Saved entries:
BEGIN
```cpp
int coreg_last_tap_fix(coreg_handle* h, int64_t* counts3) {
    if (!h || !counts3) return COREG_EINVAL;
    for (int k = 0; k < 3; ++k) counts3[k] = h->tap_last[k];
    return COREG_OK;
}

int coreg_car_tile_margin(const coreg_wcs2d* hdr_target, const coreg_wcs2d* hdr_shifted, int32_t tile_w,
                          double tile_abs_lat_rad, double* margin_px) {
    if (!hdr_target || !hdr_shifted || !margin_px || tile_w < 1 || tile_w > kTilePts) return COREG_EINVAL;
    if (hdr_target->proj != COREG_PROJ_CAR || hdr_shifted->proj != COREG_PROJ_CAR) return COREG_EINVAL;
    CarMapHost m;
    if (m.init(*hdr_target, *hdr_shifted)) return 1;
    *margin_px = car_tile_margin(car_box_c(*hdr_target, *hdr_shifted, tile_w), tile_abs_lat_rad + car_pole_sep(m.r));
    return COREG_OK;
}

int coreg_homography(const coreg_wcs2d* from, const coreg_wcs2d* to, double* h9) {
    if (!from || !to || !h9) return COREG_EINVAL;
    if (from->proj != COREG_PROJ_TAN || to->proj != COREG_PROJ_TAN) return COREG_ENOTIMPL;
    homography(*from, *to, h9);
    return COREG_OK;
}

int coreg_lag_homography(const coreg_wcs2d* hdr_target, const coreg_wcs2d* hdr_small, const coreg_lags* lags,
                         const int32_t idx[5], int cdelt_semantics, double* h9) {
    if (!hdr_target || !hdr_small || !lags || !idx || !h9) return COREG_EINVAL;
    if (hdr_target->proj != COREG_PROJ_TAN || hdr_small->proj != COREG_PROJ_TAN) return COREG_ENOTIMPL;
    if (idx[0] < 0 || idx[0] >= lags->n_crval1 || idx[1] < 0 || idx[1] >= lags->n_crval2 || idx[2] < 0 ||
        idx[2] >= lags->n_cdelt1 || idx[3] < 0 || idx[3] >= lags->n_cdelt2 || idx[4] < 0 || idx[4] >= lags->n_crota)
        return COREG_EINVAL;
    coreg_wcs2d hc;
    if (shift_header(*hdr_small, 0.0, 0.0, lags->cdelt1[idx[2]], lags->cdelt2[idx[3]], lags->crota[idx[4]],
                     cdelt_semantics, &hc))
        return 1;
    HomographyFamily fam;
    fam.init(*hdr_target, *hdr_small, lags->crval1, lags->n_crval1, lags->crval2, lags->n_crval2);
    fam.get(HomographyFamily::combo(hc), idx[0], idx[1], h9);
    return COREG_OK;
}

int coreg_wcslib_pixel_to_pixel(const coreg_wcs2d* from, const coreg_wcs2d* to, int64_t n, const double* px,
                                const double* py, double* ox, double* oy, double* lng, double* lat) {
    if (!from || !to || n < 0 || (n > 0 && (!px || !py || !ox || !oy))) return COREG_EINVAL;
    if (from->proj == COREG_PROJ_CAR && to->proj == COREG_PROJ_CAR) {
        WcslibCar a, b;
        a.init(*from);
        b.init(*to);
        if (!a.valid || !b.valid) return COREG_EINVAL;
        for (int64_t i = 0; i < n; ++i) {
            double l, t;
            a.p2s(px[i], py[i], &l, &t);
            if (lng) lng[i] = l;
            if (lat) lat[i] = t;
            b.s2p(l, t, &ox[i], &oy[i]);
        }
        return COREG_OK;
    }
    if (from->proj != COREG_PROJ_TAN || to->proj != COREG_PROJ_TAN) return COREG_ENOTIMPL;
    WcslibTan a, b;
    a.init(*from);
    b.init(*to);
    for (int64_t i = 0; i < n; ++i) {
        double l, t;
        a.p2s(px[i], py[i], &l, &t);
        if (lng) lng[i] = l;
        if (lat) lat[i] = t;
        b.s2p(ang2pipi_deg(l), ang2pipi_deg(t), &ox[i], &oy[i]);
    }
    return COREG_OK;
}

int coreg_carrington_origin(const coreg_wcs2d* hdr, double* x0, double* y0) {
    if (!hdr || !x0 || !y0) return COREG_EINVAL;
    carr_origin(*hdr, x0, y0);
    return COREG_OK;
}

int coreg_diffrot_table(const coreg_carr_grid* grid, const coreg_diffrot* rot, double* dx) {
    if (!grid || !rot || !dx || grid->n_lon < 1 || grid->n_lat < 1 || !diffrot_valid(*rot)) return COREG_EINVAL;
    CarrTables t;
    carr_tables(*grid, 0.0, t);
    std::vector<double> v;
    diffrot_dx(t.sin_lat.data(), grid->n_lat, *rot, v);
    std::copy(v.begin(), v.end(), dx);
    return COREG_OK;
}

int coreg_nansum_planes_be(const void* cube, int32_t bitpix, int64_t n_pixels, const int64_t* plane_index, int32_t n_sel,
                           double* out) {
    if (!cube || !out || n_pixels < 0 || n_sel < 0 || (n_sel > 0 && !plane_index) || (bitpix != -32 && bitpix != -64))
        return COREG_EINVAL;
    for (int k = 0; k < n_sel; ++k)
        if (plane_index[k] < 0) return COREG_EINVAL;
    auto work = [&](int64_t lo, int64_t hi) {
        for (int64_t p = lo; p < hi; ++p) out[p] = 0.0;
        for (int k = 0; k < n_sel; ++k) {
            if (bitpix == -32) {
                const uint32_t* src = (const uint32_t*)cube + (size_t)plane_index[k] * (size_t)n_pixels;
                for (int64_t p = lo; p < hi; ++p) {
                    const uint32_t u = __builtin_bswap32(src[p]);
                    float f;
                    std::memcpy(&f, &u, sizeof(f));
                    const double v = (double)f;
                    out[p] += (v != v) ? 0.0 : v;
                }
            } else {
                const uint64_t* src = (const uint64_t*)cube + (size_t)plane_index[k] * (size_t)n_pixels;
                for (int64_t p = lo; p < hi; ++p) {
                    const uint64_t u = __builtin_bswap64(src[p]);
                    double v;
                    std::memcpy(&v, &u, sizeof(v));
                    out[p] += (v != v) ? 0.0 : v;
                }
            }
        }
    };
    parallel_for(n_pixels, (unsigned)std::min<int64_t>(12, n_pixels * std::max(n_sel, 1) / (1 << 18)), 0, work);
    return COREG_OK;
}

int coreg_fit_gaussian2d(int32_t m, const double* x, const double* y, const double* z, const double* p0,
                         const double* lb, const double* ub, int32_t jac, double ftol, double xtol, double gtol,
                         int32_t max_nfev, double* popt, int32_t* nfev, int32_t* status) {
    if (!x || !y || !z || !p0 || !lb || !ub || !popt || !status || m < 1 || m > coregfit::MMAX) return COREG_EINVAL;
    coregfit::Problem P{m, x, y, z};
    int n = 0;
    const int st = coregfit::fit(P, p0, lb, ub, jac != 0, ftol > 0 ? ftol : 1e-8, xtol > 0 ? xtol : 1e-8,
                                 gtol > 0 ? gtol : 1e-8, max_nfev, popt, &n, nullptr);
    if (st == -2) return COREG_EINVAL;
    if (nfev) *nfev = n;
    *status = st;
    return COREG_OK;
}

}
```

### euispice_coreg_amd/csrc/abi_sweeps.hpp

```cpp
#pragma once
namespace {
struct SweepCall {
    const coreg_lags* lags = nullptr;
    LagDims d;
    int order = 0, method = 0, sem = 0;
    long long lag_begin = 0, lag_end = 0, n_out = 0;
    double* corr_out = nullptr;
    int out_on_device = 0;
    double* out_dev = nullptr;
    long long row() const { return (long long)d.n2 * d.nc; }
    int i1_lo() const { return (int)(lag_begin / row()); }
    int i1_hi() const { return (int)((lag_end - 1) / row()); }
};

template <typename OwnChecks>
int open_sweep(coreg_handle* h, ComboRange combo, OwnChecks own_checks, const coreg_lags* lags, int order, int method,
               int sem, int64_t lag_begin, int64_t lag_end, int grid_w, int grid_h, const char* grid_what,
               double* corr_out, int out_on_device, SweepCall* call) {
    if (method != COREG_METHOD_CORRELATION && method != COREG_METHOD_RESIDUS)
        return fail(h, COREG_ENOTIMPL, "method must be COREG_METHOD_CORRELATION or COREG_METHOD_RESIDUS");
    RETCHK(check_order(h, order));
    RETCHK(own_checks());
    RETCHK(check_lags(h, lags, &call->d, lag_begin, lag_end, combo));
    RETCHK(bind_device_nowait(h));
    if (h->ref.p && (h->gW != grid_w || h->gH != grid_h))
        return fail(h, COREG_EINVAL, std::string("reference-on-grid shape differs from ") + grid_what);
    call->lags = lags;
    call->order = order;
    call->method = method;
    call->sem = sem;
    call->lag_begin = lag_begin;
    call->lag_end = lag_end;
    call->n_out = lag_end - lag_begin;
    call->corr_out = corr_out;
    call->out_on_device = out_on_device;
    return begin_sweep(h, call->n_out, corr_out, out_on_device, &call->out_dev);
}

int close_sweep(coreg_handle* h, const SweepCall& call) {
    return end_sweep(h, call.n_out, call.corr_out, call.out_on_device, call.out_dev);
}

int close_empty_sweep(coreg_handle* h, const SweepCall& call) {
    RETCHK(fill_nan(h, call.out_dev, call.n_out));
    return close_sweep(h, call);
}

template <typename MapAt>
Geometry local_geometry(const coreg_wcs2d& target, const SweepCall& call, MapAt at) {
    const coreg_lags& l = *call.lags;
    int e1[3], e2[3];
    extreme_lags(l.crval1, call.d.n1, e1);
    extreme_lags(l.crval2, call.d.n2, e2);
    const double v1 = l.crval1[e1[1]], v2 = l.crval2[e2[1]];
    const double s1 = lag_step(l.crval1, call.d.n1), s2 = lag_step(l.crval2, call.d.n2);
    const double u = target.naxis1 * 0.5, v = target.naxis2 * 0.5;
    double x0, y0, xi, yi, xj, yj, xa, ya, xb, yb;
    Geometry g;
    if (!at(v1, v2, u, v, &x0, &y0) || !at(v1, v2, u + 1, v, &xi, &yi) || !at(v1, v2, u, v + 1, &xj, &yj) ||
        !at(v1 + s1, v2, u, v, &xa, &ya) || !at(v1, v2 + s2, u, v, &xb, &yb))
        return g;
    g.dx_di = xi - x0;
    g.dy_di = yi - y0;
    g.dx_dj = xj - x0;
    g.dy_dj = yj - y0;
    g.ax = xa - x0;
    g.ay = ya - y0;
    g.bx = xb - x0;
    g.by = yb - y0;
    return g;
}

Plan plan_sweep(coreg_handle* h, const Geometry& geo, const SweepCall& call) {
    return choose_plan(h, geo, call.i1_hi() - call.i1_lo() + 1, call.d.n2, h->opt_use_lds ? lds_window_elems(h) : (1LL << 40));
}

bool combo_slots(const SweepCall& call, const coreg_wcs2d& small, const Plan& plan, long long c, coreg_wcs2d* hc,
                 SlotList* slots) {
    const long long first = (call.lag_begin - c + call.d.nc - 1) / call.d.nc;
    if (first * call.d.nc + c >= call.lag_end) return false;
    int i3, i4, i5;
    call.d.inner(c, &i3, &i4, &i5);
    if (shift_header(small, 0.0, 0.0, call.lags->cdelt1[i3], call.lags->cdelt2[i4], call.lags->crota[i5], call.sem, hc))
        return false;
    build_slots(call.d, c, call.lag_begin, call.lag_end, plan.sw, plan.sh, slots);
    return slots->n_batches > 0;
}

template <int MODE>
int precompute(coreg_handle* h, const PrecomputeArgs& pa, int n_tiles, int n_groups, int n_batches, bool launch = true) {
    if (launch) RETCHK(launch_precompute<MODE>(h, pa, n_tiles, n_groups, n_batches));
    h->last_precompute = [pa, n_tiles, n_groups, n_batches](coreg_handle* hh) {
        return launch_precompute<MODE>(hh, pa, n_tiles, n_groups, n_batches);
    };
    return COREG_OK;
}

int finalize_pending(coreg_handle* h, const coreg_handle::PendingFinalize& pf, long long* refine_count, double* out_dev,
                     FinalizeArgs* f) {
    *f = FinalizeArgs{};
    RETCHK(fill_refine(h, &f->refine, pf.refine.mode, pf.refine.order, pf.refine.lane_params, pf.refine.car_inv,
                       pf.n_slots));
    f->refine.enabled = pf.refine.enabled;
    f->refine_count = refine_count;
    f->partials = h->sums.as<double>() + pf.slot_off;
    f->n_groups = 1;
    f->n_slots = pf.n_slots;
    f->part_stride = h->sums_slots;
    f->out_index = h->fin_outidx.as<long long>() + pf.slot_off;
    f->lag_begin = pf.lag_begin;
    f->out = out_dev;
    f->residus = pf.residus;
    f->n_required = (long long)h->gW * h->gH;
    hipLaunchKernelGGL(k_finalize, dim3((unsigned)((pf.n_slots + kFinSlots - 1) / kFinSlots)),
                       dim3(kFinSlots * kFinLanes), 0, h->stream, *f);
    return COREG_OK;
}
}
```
END
- Task prompt: The answer must consist of every line from the entries above that contains "cube".

- Solution to this task:
int coreg_nansum_planes_be(const void* cube, int32_t bitpix, int64_t n_pixels, const int64_t* plane_index, int32_t n_sel,
    if (!cube || !out || n_pixels < 0 || n_sel < 0 || (n_sel > 0 && !plane_index) || (bitpix != -32 && bitpix != -64))
                const uint32_t* src = (const uint32_t*)cube + (size_t)plane_index[k] * (size_t)n_pixels;
                const uint64_t* src = (const uint64_t*)cube + (size_t)plane_index[k] * (size_t)n_pixels;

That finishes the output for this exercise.